# Harbor Freight Saw Mill ??



## Muleman

I am not big on Chinese stuff at all, BUT. I have bought some tools through the years from Harbor Freight and they have been fine for the jobs I had. I normally buy from U.S. companies any time I can. However, this is a case of the price difference being such that I would not be buying a mill at all, at the prices I have seen for U.S. made mills. I am looking at cutting mostly ERC and pine, with the occasional oak. From the reviews I have read online, most are happy with the little mill and all agree it is not something you would start a business with, but is a good home use mill. Normal price is $2499.00, it is on sale now for $1999.00 and I have a 25% off coupon so that puts the price around $1500.00 with tax and shipping we are in the $1700.00 range it looks like. I have run the numbers on materials and can not see where I can build one for this, even if I do all of the fabrication, which I do have the tools to do. So somebody talk me out of this? Or tell me about your experience if you have one of these or have seen one. I am having a hard time now seeing where I could get something similar any where near this price?

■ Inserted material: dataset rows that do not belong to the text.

diff --git a/integrated_path_planning_amd/csrc/fot_math.hpp b/integrated_path_planning_amd/csrc/fot_math.hpp
--- a/integrated_path_planning_amd/csrc/fot_math.hpp
+++ b/integrated_path_planning_amd/csrc/fot_math.hpp
@@ -442,8 +442,22 @@
 
 struct CartSample {
     double x, y, cos_t, sin_t, kappa, v, a, omkd;
-};
-
+    double cos_d, sin_d;
+};
+
+FOT_HD void compose_heading(double cos_d, double sin_d, double cos_r, double sin_r, double &cos_t, double &sin_t)
+{
+    cos_t = cos_d * cos_r - sin_d * sin_r;
+    sin_t = sin_d * cos_r + cos_d * sin_r;
+}
+
+FOT_HD void yaw_step_sin_cos(double cos_t, double sin_t, double prev_cos_t, double prev_sin_t, double &sn, double &cs)
+{
+    sn = sin_t * prev_cos_t - cos_t * prev_sin_t;
+    cs = cos_t * prev_cos_t + sin_t * prev_sin_t;
+}
+
+template <bool HEADING = true>
 FOT_HD void frenet_to_cart(const LonSample &L, double d, double d_d, double d_dd, CartSample &o)
 {
     const double dp = d_d * L.inv_sd;
@@ -461,8 +475,8 @@
     const double dtp = h * kappa - L.kr;
     o.x = L.rx - L.sin_r * d;
     o.y = L.ry + L.cos_r * d;
-    o.cos_t = cos_d * L.cos_r - sin_d * L.sin_r;
-    o.sin_t = sin_d * L.cos_r + cos_d * L.sin_r;
+    o.cos_d = cos_d; o.sin_d = sin_d;
+    if constexpr (HEADING) compose_heading(cos_d, sin_d, L.cos_r, L.sin_r, o.cos_t, o.sin_t);
     o.kappa = kappa;
     o.v = fabs(L.sd) * h;
     o.a = L.sdd * h + L.sd * L.sd * inv_cos * (dp * dtp - krdp);
@@ -538,6 +552,7 @@
 struct CheckAcc {
     uint32_t fl;
     double max_step2;
+    double max_v, max_a, max_lat, max_d;
     PathSample prev;
 };
 
@@ -545,6 +560,7 @@
 {
     c.fl = 0;
     c.max_step2 = -INFINITY;
+    c.max_v = c.max_a = c.max_lat = c.max_d = -INFINITY;
     c.prev.x = c.prev.y = c.prev.kappa = c.prev.v = c.prev.a = c.prev.d = 0.0;
     c.prev.cos_t = 1.0; c.prev.sin_t = 0.0;
 }
@@ -576,9 +592,43 @@
 #endif
 }
 
+FOT_HD void abs_max(double &m, double v)
+{
+#if defined(__HIP_DEVICE_COMPILE__)
+    asm("v_max_f64 %0, |%1|, %2" : "=v"(m) : "v"(v), "v"(m));
+#else
+    if (fabs(v) > m) m = fabs(v);
+#endif
+}
+
 template <class ArcStep>
-FOT_HD void check_sample(const LoopConst &C, CheckAcc &c, int k, const PathSample &p, bool has_geo, bool has_d,
-                         const ArcStep &arc_step)
+struct CarriedHeadings {
+    const ArcStep &arc;
+    FOT_HD double arc_step() const { return arc(); }
+    FOT_HD void headings(const PathSample &p, const PathSample &prev, double &ct, double &st, double &pct, double &pst) const
+    {
+        ct = p.cos_t; st = p.sin_t; pct = prev.cos_t; pst = prev.sin_t;
+    }
+};
+template <class Tab, bool HAVE_CUR>
+struct FrameHeadings {
+    const Tab &tab;
+    int k;
+    double cos_c, sin_c;
+    FOT_HD double arc_step() const { return fabs(tab.s_at(k) - tab.s_at(k - 1)); }
+    FOT_HD void headings(const PathSample &p, const PathSample &prev, double &ct, double &st, double &pct, double &pst) const
+    {
+        double pcr, psr;
+        tab.frame_at(k - 1, pcr, psr);
+        if constexpr (HAVE_CUR) { ct = cos_c; st = sin_c; }
+        else compose_heading(p.cos_t, p.sin_t, cos_c, sin_c, ct, st);
+        compose_heading(prev.cos_t, prev.sin_t, pcr, psr, pct, pst);
+    }
+};
+
+template <class Geo>
+FOT_HD void check_sample_geo(const LoopConst &C, CheckAcc &c, int k, const PathSample &p, bool has_geo, bool has_d,
+                             const Geo &geo)
 {
     check_flag(c, !(isfinite(p.v) && isfinite(p.a) && isfinite(p.kappa)), CK_NONFINITE);
     if (k > 0) {
@@ -586,22 +636,43 @@
         const double step2 = sum_sq_unfused(sx, sy);
         check_flag(c, isnan(step2), CK_NANSTEP);
         step2_max(c.max_step2, step2);
-        check_flag(c, p.v > C.lim_speed, CK_SPEED);
-        check_flag(c, fabs(p.a) > C.lim_accel, CK_ACCEL);
-        if (p.v > 0.5) {
-            check_flag(c, fabs(p.kappa) > C.lim_curv, CK_CURV);
-        } else if (has_geo) {
+        step2_max(c.max_v, p.v);
+        abs_max(c.max_a, p.a);
+        step2_max(c.max_lat, p.v * p.v * fabs(p.kappa));
+        if (has_d) abs_max(c.max_d, p.d);
+        const bool fast = p.v > 0.5;
+        check_flag(c, fast && fabs(p.kappa) > C.lim_curv, CK_CURV);
+        if (!fast && has_geo) {
             const double dd = fabs(p.d - c.prev.d);
-            const double d_s = arc_step();
+            const double d_s = geo.arc_step();
             check_flag(c, dd > fmax(1.5 * d_s, 0.02), CK_CURV);
-            const double sn = p.sin_t * c.prev.cos_t - p.cos_t * c.prev.sin_t;
-            const double cs = p.cos_t * c.prev.cos_t + p.sin_t * c.prev.sin_t;
+            double ct, st, pct, pst, sn, cs;
+            geo.headings(p, c.prev, ct, st, pct, pst);
+            yaw_step_sin_cos(ct, st, pct, pst, sn, cs);
             if (!(cs > 0.0 && fabs(sn) <= 0.09 * cs)) check_flag(c, yaw_step_over_cap(sn, cs, C.lim_curv, step2), CK_CURV);
         }
-        check_flag(c, p.v * p.v * fabs(p.kappa) > C.lim_lat, CK_LAT);
-        check_flag(c, has_d && fabs(p.d) > C.road_lim, CK_ROAD);
     }
     c.prev = p;
+}
+
+template <class ArcStep>
+FOT_HD void check_sample(const LoopConst &C, CheckAcc &c, int k, const PathSample &p, bool has_geo, bool has_d,
+                         const ArcStep &arc_step)
+{
+    check_sample_geo(C, c, k, p, has_geo, has_d, CarriedHeadings<ArcStep>{ arc_step });
+}
+
+FOT_HD bool check_over_limit(const LoopConst &C, const CheckAcc &c)
+{
+    return c.max_v > C.lim_speed || c.max_a > C.lim_accel || c.max_lat > C.lim_lat || c.max_d > C.road_lim;
+}
+
+FOT_HD void check_fold(const LoopConst &C, CheckAcc &c)
+{
+    check_flag(c, c.max_v > C.lim_speed, CK_SPEED);
+    check_flag(c, c.max_a > C.lim_accel, CK_ACCEL);
+    check_flag(c, c.max_lat > C.lim_lat, CK_LAT);
+    check_flag(c, c.max_d > C.road_lim, CK_ROAD);
 }
 
 enum : uint32_t { RL_XY = 1u, RL_V = 2u, RL_A = 4u, RL_C = 8u, RL_D = 16u, RL_GEO = 32u };
@@ -676,6 +747,7 @@
     const double *tab;
     FOT_HD void load(int k, LonSample &L) const { load_lon_sample(tab, k, L); }
     FOT_HD double s_at(int k) const { return tab[k]; }
+    FOT_HD void frame_at(int k, double &cos_r, double &sin_r) const { cos_r = tab[5 * FOT_MAX_NT + k]; sin_r = tab[6 * FOT_MAX_NT + k]; }
 };
 
 struct ComputeTab {
@@ -695,6 +767,12 @@
         lon_sample(L, k, dt, s_, u0, u1, u2);
         return s_;
     }
+    FOT_HD void frame_at(int k, double &cos_r, double &sin_r) const
+    {
+        LonSample o;
+        load(k, o);
+        cos_r = o.cos_r; sin_r = o.sin_r;
+    }
 };
 
 struct SegState {
@@ -709,6 +787,11 @@
     g.d_last = 0.0; g.v_last = 0.0;
     g.first_nan = -1; g.k_last = -1;
 }
+
+template <class Sink>
+FOT_HD auto sink_has_points(const Sink &s, int) -> decltype(s.step_has_points()) { return s.step_has_points(); }
+template <class Sink>
+FOT_HD bool sink_has_points(const Sink &, long) { return true; }
 
 template <bool LEAN = false, bool SREG = true, class Tab, class Sink>
 FOT_HD void evaluate_segment(const DevParams &P, const LoopConst &C, const LonInfo &L, const Tab &lon_tab,
@@ -722,8 +805,8 @@
         double d, d_d, d_dd, d_ddd;
         lat_sample(q, k0 - 1, L.n_eval, C.dt, d, d_d, d_dd, d_ddd);
         CartSample c;
-        frenet_to_cart(ls, d, d_d, d_dd, c);
-        acc.prev.x = c.x; acc.prev.y = c.y; acc.prev.cos_t = c.cos_t; acc.prev.sin_t = c.sin_t;
+        frenet_to_cart<false>(ls, d, d_d, d_dd, c);
+        acc.prev.x = c.x; acc.prev.y = c.y; acc.prev.cos_t = c.cos_d; acc.prev.sin_t = c.sin_d;
         acc.prev.kappa = c.kappa; acc.prev.v = c.v; acc.prev.a = c.a; acc.prev.d = d;
     }
 #if defined(__HIP_DEVICE_COMPILE__) && defined(FOT_EVAL_UNROLL)
@@ -746,23 +829,27 @@
         }
         g.d_last = d;
         CartSample c;
-        frenet_to_cart(ls, d, d_d, d_dd, c);
+        frenet_to_cart<!LEAN>(ls, d, d_d, d_dd, c);
         check_flag(acc, isfinite(c.omkd) && c.omkd <= 0.05, CK_SINGULAR);
         if constexpr (SREG) { if (g.first_nan < 0 && isnan(c.x)) g.first_nan = k; }
         else if (!(acc.fl & CK_SEEN_NAN) && isnan(c.x)) { acc.fl |= CK_SEEN_NAN; g.first_nan = k; }
         if (SREG ? g.first_nan < 0 : !(acc.fl & CK_SEEN_NAN)) {
             PathSample ps;
-            ps.x = c.x; ps.y = c.y; ps.cos_t = c.cos_t; ps.sin_t = c.sin_t; ps.kappa = c.kappa;
+            ps.x = c.x; ps.y = c.y; ps.cos_t = c.cos_d; ps.sin_t = c.sin_d; ps.kappa = c.kappa;
             ps.v = c.v; ps.a = c.a; ps.d = d;
-            check_sample(C, acc, k, ps, true, true, [&] { return fabs(lon_tab.s_at(k) - lon_tab.s_at(k - 1)); });
-            const bool alive = (acc.fl & CK_FAILED) == 0;
-            if constexpr (LEAN) {
-                sink.put(k, 0, c.x, c.y, alive);
-            } else if (C.n_circ_fp > 0) {
-                for (int ci = 0; ci < C.n_circ_fp; ++ci)
-                    sink.put(k, ci, c.x + P.circ_off[ci] * c.cos_t, c.y + P.circ_off[ci] * c.sin_t, alive);
-            } else {
-                sink.put(k, 0, c.x, c.y, alive);
+            if constexpr (LEAN) check_sample_geo(C, acc, k, ps, true, true, FrameHeadings<Tab, false>{ lon_tab, k, ls.cos_r, ls.sin_r });
+            else check_sample_geo(C, acc, k, ps, true, true, FrameHeadings<Tab, true>{ lon_tab, k, c.cos_t, c.sin_t });
+            if (sink_has_points(sink, 0)) {
+                FOT_KEEP_BRANCH;
+                const bool alive = (acc.fl & CK_FAILED) == 0 && !check_over_limit(C, acc);
+                if constexpr (LEAN) {
+                    sink.put(k, 0, c.x, c.y, alive);
+                } else if (C.n_circ_fp > 0) {
+                    for (int ci = 0; ci < C.n_circ_fp; ++ci)
+                        sink.put(k, ci, c.x + P.circ_off[ci] * c.cos_t, c.y + P.circ_off[ci] * c.sin_t, alive);
+                } else {
+                    sink.put(k, 0, c.x, c.y, alive);
+                }
             }
             g.v_last = c.v; g.k_last = k;
         }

http://www.harborfreight.com/saw-mill-with-280cc-gas-engine-61714.html


----------



## simi-steading

Aw man.,,, I wish you wouldn't have shown me this... For what I need, it would do fine... The reviews sure seem pretty decent considering...


----------



## beowoulf90

Interesting..A mill for the homestead. It might be worth it for occasional use around the homestead..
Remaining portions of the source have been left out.